Figure 15b shows the microstructure of zone in Figure 15a, which is the softening zone with different softening degree varying with the location, and microstructure changing with the location is observed in this figure. The enlarged views of zones (c) and (d) are shown in Figure 15, respectively. A lot of tempered martensite phase is observed in (c), while martensite phase in (d) is only slightly tempered. The volume of the tempered martensite phase was determined by the temperature history, especially the highest temperature and the time above the tempering temperature [25]. Figure 15e shows the microstructure of zone in (a), which is the base metal of B1500. As shown, base metal was made of single martensite phase, produced by hot stamping.

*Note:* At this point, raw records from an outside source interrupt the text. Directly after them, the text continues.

# Chlumsky/msdfgen

Hardware: AMD Instinct MI355X
Metric: MSDF glyphs/sec (64x64, fp32) (higher is better)
Workload: dtype f64

## Files before the change

### msdfgen_amd/csrc/msdf_capi.hip

```cpp

#include <hip/hip_runtime.h>

#include <atomic>
#include <chrono>
#include <condition_variable>
#include <cmath>
#include <cstdarg>
#include <cstdio>
#include <cstdlib>
#include <cstring>
#include <deque>
#include <functional>
#include <memory>
#include <mutex>
#include <string>
#include <thread>
#include <vector>

#include <sched.h>

#include "msdf_kernels.hpp"
#include "msdf_single.hpp"

using namespace msdfhip;
// ... 18 lines not shown

static long long nowNsEarly() { return std::chrono::duration_cast<std::chrono::nanoseconds>(std::chrono::steady_clock::now().time_since_epoch()).count(); }

struct Tuning {
    size_t resLdsBudget;
    long persistentRounds;
    bool serialClasses;
    int querySlotCap, queryLpcContours;
    bool hasQueryLds;
    bool hasQueryPolicy;
    int qpEdgeCost, qpMaxEdges, qpMinCount, qpWideMaxEdges;
    float qpWideLoad, qpWideMeanCount;
    size_t signCap;
    bool pipelineTrace;
    int microbatch;
    int queryStatic;
    int queryGridSteps;
    int queryBatch;
    bool noArgPayloadSingle;
    bool noZeroCopySingle;
    bool noFusedSingle;
    double shareGridFactor;
    long persistentGrid;
    long shortRounds;
    long smallLaunchTiles;
    char devices[256];
    int smallMaxEdges;
    int ldsClassTpw;
    int pipelineDepth;
    bool prepLargeTier;
    int hostThreads;
    long singleSpinLimit;
    bool singleVerbose;
};
std::atomic<const Tuning *> gTuning(NULL);
std::mutex gTuningMutex;
std::vector<Tuning *> gTuningTables;

void readTuning() {
    Tuning &t = *new Tuning;
    const char *env;
    t.resLdsBudget = (env = getenv("MSDFHIP_RES_LDS_BUDGET")) ? (size_t) atol(env) : (size_t) 10*1024;
    t.persistentRounds = (env = getenv("MSDFHIP_PERSISTENT_ROUNDS")) ? atol(env) : 8;
    t.serialClasses = getenv("MSDFHIP_SERIAL_CLASSES") != NULL;
    t.querySlotCap = 160, t.queryLpcContours = 24;
    t.hasQueryLds = (env = getenv("MSDFHIP_QUERY_LDS")) != NULL;
    if (env)
        sscanf(env, "%d,%d", &t.querySlotCap, &t.queryLpcContours);
    t.qpEdgeCost = 150, t.qpMaxEdges = 48, t.qpMinCount = 0x7fffffff, t.qpWideMaxEdges = 128, t.qpWideLoad = 4e8f, t.qpWideMeanCount = 24.f;
    t.hasQueryPolicy = (env = getenv("MSDFHIP_QUERY_POLICY")) != NULL;
    if (env)
        sscanf(env, "%d,%d,%d,%d,%f,%f", &t.qpEdgeCost, &t.qpMaxEdges, &t.qpMinCount, &t.qpWideMaxEdges, &t.qpWideLoad, &t.qpWideMeanCount);
    t.signCap = (env = getenv("MSDFHIP_SIGN_CAP")) ? (size_t) atol(env) : (size_t) 192;
    if (t.signCap < 3)
        t.signCap = 3;
    t.pipelineTrace = getenv("MSDFHIP_PIPELINE_TRACE") != NULL;
    t.microbatch = (env = getenv("MSDFHIP_MICROBATCH")) ? atoi(env) : 256;
    if (t.microbatch < 1)
        t.microbatch = 1;
    t.devices[0] = 0;
    t.queryStatic = (env = getenv("MSDFHIP_QUERY_STATIC")) ? atoi(env) : 2;
    t.queryGridSteps = (env = getenv("MSDFHIP_QUERY_GRID")) ? atoi(env) : 16;
    t.queryBatch = (env = getenv("MSDFHIP_QUERY_BATCH")) && atoi(env) > 0 ? atoi(env) : 1;
    t.noFusedSingle = getenv("MSDFHIP_NO_FUSED_SINGLE") != NULL;
    t.noZeroCopySingle = getenv("MSDFHIP_NO_ZERO_COPY_SINGLE") != NULL;
    t.noArgPayloadSingle = getenv("MSDFHIP_NO_ARG_PAYLOAD_SINGLE") != NULL;
    t.shortRounds = (env = getenv("MSDFHIP_SHORT_ROUNDS")) ? atol(env) : 4;
    t.persistentGrid = (env = getenv("MSDFHIP_PERSISTENT_GRID")) ? atol(env) : 0;
    t.shareGridFactor = (env = getenv("MSDFHIP_SHARE_GRID")) ? atof(env) : 1.33;
    t.smallLaunchTiles = (env = getenv("MSDFHIP_SMALL_LAUNCH_TILES")) ? atol(env) : 8192;
    if ((env = getenv("MSDFHIP_DEVICES")))
        snprintf(t.devices, sizeof(t.devices), "%s", env);
    t.smallMaxEdges = (env = getenv("MSDFHIP_SMALL_MAX_EDGES")) && atoi(env) > 0 ? atoi(env) : 128;
    t.ldsClassTpw = (env = getenv("MSDFHIP_LDS_CLASS_TPW")) && atoi(env) == 1 ? 1 : 4;
    t.pipelineDepth = (env = getenv("MSDFHIP_PIPELINE_DEPTH")) && atoi(env) >= 1 && atoi(env) <= 3 ? atoi(env) : 2;
    t.prepLargeTier = getenv("MSDFHIP_PREP_LARGE_TIER") != NULL;
    t.hostThreads = (env = getenv("MSDFHIP_HOST_THREADS")) && atoi(env) > 0 ? atoi(env) : 0;
    t.singleSpinLimit = (env = getenv("MSDFHIP_SINGLE_SPIN_LIMIT")) && atol(env) > 0 ? atol(env) : 0;
    t.singleVerbose = getenv("MSDFHIP_SINGLE_VERBOSE") != NULL;
    gTuningTables.push_back(&t);
    gTuning.store(&t, std::memory_order_release);
}

const Tuning &tuning() {
    const Tuning *t = gTuning.load(std::memory_order_acquire);
    if (!t) {
        std::lock_guard<std::mutex> lock(gTuningMutex);
        if (!gTuning.load(std::memory_order_acquire))
            readTuning();
        t = gTuning.load(std::memory_order_acquire);
    }
    return *t;
}

std::atomic<unsigned long long> gRouteCounts[MSDFHIP_ROUTE_COUNT];

inline void countRoute(int route) { gRouteCounts[route].fetch_add(1, std::memory_order_relaxed); }

#define HIPCHK(expr) do { hipError_t e_ = (expr); if (e_ != hipSuccess) { (void) hipGetLastError(); return fail(MSDFHIP_ERR_HIP, "%s failed: %s (%s:%d)", #expr, hipGetErrorString(e_), __FILE__, __LINE__); } } while (0)

int ensureDevice(int dev = -1) {
    if (gDevice.load() < 0) {
        int rc = msdfhip_init(0);
        if (rc != MSDFHIP_OK)
            return rc;
    }
    if (dev < 0)
        dev = gDevice.load();
    else if (dev != gDevice.load()) {
        static std::atomic<unsigned long long> checked(0);
        if (dev >= 64 || !((checked.load()>>dev)&1ull)) {
            hipDeviceProp_t prop;
// ... 661 lines not shown
        } else if (rc == MSDFHIP_OK)
            rc = counted(launchDistance<SEL, false, false>(b, dGlyphs, w, h, dst, toScratch, simple, sOne, b->dBucket, b->nOne), MSDFHIP_ROUTE_DIST_ONE_QUAD);
    }
    hipError_t joinError = hipSuccess;
    if (sRest != stream) {
        hipError_t e = hipEventRecord(b->joinEvent[0], sRest);
        if (e == hipSuccess)
            e = hipStreamWaitEvent(stream, b->joinEvent[0], 0);
        joinError = e != hipSuccess ? e : joinError;
    }
    if (sOne != stream) {
        hipError_t e = hipEventRecord(b->joinEvent[1], sOne);
        if (e == hipSuccess)
            e = hipStreamWaitEvent(stream, b->joinEvent[1], 0);
        joinError = e != hipSuccess ? e : joinError;
    }
    rc = aheadRc != MSDFHIP_OK ? aheadRc : rc;
    if (joinError != hipSuccess) {
        (void) hipGetLastError();
        if (sRest != stream)
            (void) hipStreamSynchronize(sRest);
        if (sOne != stream)
            (void) hipStreamSynchronize(sOne);
        if (rc == MSDFHIP_OK)
            rc = fail(MSDFHIP_ERR_HIP, "joining the glyph-class streams failed: %s", hipGetErrorString(joinError));
    }
    if (rc == MSDFHIP_OK && nHuge > 0)
        rc = launchUnculled<SEL, true>(b, dGlyphs, w, h, dst, toScratch, stream, b->dBucket+nCulled, nHuge);
    return rc;
}

size_t candidateRecords(int nGlyphs, size_t texelsPerGlyph) { return ecHeaderRecords(nGlyphs)+(size_t) nGlyphs*ecSegment(texelsPerGlyph); }
size_t offsetRecords(int nGlyphs) { return (ecOffsetInts(nGlyphs)*sizeof(int)+sizeof(EcCandidate)-1)/sizeof(EcCandidate); }
size_t deferredRecords(int nGlyphs, size_t texelsPerGlyph, int nEdges) {
    return candidateRecords(nGlyphs, texelsPerGlyph)+offsetRecords(nGlyphs)+((size_t) (nEdges > 0 ? nEdges : 1)*2*sizeof(int)+sizeof(EcCandidate)-1)/sizeof(EcCandidate);
}

int ensureDeferred(const MsdfHipBatch *b, size_t cap, EcCandidate **out) {
    std::lock_guard<std::mutex> lock(b->scratchMutex);
    if (b->deferredCap < cap) {
        if (b->dDeferred)
            hipFree(b->dDeferred);
        b->dDeferred = NULL;
        b->deferredCap = 0;
        HIPCHK(hipMalloc((void **) &b->dDeferred, cap*sizeof(EcCandidate)));
        b->deferredCap = cap;
    }
    if (!b->dEcParams)
        HIPCHK(hipMalloc((void **) &b->dEcParams, sizeof(EcGlyphParams)*(size_t) (b->nGlyphs > b->glyphCap ? b->nGlyphs : b->glyphCap > 0 ? b->glyphCap : 1)));
    *out = b->dDeferred;
    return MSDFHIP_OK;
}

template <int N, bool OVERLAP>
unsigned queryResidentBlocks(int device, size_t lds) {
    enum { LDS_STEP = 2048, LDS_STEPS = 81 };
    static std::atomic<int> cache[LDS_STEPS];
    const size_t step = (lds+LDS_STEP-1)/LDS_STEP;
    if (step >= LDS_STEPS)
        return 0;
    int v = cache[step].load();
    if (!v) {
        int perCu = 0;
        if (hipOccupancyMaxActiveBlocksPerMultiprocessor(&perCu, reinterpret_cast<const void *>(k_ec_query<N, OVERLAP>), WAVE, step*LDS_STEP) != hipSuccess) {
            (void) hipGetLastError();
            perCu = 0;
        }
        v = perCu > 0 ? perCu*residentSlots(device) : -1;
// ... 46 lines not shown
    bool wideSlots = false;
    if (b->nGlyphs < 256 && !tuning().hasQueryLds) {
        const int wide = b->maxEdges < 1024 ? (b->maxEdges > 0 ? b->maxEdges : 1) : 1024;
        const int wideMerged = b->maxContours < wide ? (b->maxContours > 0 ? b->maxContours : 1) : wide;
        if ((size_t) b->maxContours*sizeof(double)+(size_t) (wide+wideMerged)*sizeof(PBSlot) <= (size_t) 64*1024 && wide > slotCap)
            slotCap = wide, wideSlots = true;
    }
    EcQueryPolicy lpcMaxContours;
    lpcMaxContours.lpcMaxContours = b->maxContours < lpcContoursWanted ? b->maxContours : lpcContoursWanted;
    lpcMaxContours.lpcEdgeCost = tuning().qpEdgeCost, lpcMaxContours.lpcMaxEdges = tuning().qpMaxEdges, lpcMaxContours.lpcMinCount = tuning().qpMinCount;
    lpcMaxContours.wideMaxEdges = tuning().qpWideMaxEdges, lpcMaxContours.wideLoad = tuning().qpWideLoad, lpcMaxContours.wideMeanCount = tuning().qpWideMeanCount;
    lpcMaxContours.gridSteps = tuning().queryGridSteps;
    const size_t resLanes = OVERLAP ? (size_t) (lpcMaxContours.lpcMaxContours > 0 ? lpcMaxContours.lpcMaxContours : 1)*WAVE*sizeof(double) : 0;
    const int slotOffset = OVERLAP ? (b->maxContours > 0 ? b->maxContours : 1) : 0;
    const int mergedCap = b->maxContours < slotCap ? (b->maxContours > 0 ? b->maxContours : 1) : slotCap;
    const size_t coopLds = (size_t) slotOffset*sizeof(double)+(size_t) (slotCap+mergedCap)*sizeof(PBSlot);
    const size_t queryLds = resLanes > coopLds ? resLanes : coopLds;
    const size_t fastLds = ecFastLdsBytes(b->maxEdges, N);
    if (GRES && queryLds > (size_t) gLdsLimit.load() && fastLds <= (size_t) gLdsLimit.load()) {
        if (paramsOnly)
            return MSDFHIP_OK;
        hipLaunchKernelGGL((k_ec_slow<N, OVERLAP, GRES>), dim3(slowGrid), dim3(WAVE), slowLds, stream, viewOf(b), dGlyphs, w, h, src, out, stencil, cfg,
                           (const EcCandidate *) NULL, 0u, 0, gres, gresStride);
        HIPCHK(hipGetLastError());
        countRoute(MSDFHIP_ROUTE_EC_SLOW_ALL);
        return MSDFHIP_OK;
    }
    if (fastLds > (size_t) gLdsLimit.load() || queryLds > (size_t) gLdsLimit.load())
        return fail(MSDFHIP_ERR_TOO_COMPLEX, "a glyph has %d contours / %d edges: the error-correction pass needs %zu B of LDS per wavefront, device limit is %d B",
                    b->maxContours, b->maxEdges, fastLds > queryLds ? fastLds : queryLds, gLdsLimit.load());
    rc = setLds(k_ec_query<N, OVERLAP>, queryLds);
    if (rc != MSDFHIP_OK)
        return rc;
    rc = setLds(k_ec_fast<N>, fastLds);
    if (rc != MSDFHIP_OK)
        return rc;
    int *offsets = reinterpret_cast<int *>(deferred+candidateRecords(b->nGlyphs, (size_t) w*h));
    int *corners = reinterpret_cast<int *>(deferred+candidateRecords(b->nGlyphs, (size_t) w*h)+offsetRecords(b->nGlyphs));
    const size_t wanted = allTexels/512;
    unsigned queryBlocks = (unsigned) (wanted < 64 ? 64 : wanted > 8192 ? 8192 : wanted);
    const bool staticDeal = tuning().queryStatic != 0;
    if (staticDeal) {
        const unsigned resident = queryResidentBlocks<N, OVERLAP>(b->device, queryLds);
        if (resident && queryBlocks > resident)
            queryBlocks = resident;
    }
    if (!call.ecParamsQueued)
        hipLaunchKernelGGL(k_ec_params, dim3((unsigned) b->nGlyphs), dim3(WAVE), 0, stream, b->dEcParams, viewOf(b), dGlyphs, cfg,
                           reinterpret_cast<unsigned *>(deferred), corners, offsets+ecSizesAt(b->nGlyphs));
    const int *ecOrder = NULL;
    rc = ensureEcOrder(b, &ecOrder, stream);
    if (rc != MSDFHIP_OK)
        return rc;
    if (paramsOnly) {
        HIPCHK(hipGetLastError());
        call.ecParamsQueued = true;
        return MSDFHIP_OK;
    }
    hipLaunchKernelGGL((k_ec_fast<N>), dim3(blocks), dim3(WAVE), fastLds, stream, viewOf(b), dGlyphs, w, h, tilesX, tiles, src, out, stencil, cfg,
                       (const EcGlyphParams *) b->dEcParams, deferred, seg, b->maxEdges, (const int *) corners);
    hipLaunchKernelGGL(k_ec_scan, dim3(1), dim3(1024), 0, stream, b->nGlyphs, reinterpret_cast<const unsigned *>(deferred), seg, offsets, lpcMaxContours, ecOrder);
    hipLaunchKernelGGL((k_ec_query<N, OVERLAP>), dim3(queryBlocks), dim3(WAVE), queryLds, stream, b->nGlyphs, b->dGlyphContourOffsets, b->dContourOffsets,
                       (const EdgeRec *) viewOf(b).recs, viewOf(b).windings, dGlyphs, w, h, src, out, stencil, cfg,
                       (const EcGlyphParams *) b->dEcParams, (const EcCandidate *) deferred, seg, (const int *) offsets, offsets+2*(size_t) b->nGlyphs+2, tuning().queryBatch, slotCap, slotOffset, lpcMaxContours,
                       call.overflowOut, ecOrder, staticDeal ? (tuning().queryStatic == 2 ? 5 : 1) : 0);
    if (call.overflowOut)
        call.overflowMirrored = true;
    else
        hipLaunchKernelGGL((k_ec_slow<N, OVERLAP, GRES>), dim3(slowGrid), dim3(WAVE), slowLds, stream, viewOf(b), dGlyphs, w, h, src, out, stencil, cfg,
                           (const EcCandidate *) deferred, seg, 1, gres, gresStride);
    HIPCHK(hipGetLastError());
    countRoute(ecOrder ? MSDFHIP_ROUTE_EC_QUERY_HEAVIEST : MSDFHIP_ROUTE_EC_QUERY_BATCH);
    if (wideSlots)
        countRoute(MSDFHIP_ROUTE_EC_WIDE_SLOTS);
    return MSDFHIP_OK;
}
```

In this paper, fracture modes of IF, PF I and PF II were found in the welded B1500 joint, and the fracture positions were observed either in the nugget zone or the transition zone between the nugget and the upper critical zone. In fact, significant softening was observed in the softening zone of the joint. And the fracture could happen in the softening zone when the nugget diameter was further increased without spatter by new welding schedules, e.g., multiple pulses, larger electrode force. And this research will do in the future.

5. Conclusions

In this paper, fracture mode of the resistance spot welded B1500 lap-shear joint was investigated by experimental test. Joint characteristics that affected the fracture mode were discussed. The following conclusions were obtained:

(1)

Three fracture modes (IF, PF I and PF II) were found in lap-shear test of resistance spot welded B1500 joint. With the increase of nugget diameter, the fracture mode tended to change from IF to PF. Fracture route of IF extended along the interface of the nugget, while route of PF extended along the transition zone between nugget and upper critical zone. The PF II mode had the maximum lap shear force and fracture energy.

(2)

At the welding current of 5.6 KA, IF mode initiated at the sheet interface and propagated towards the FZ and failed through the sheet. At higher welding currents and thus larger nugget size, a fracture mode will transit from IF to PF mode. For PF I mode, the fracture initiated at the FZ/UC zone and propagated along the thickness of the nugget, thus the nugget was pulled out from one sheet. For PF II mode, during which the failure initiated at the SCHAZ where the softest zone occurred and propagated to the BM side, indicating more reliability of the welds.

(3)

Obvious hardness decrease was observed in the transition zone of B1500 joint, which could provide the reason for route of PF I extending along this zone. This phenomenon can be explained with the formation of the delta ferrite at the fusion boundary due to the relatively high amount of alloying element in the hot-stamped boron steel. Fluctuation of the hardness in the transition zone led to the existence of both PF I and PF II at the same welding current.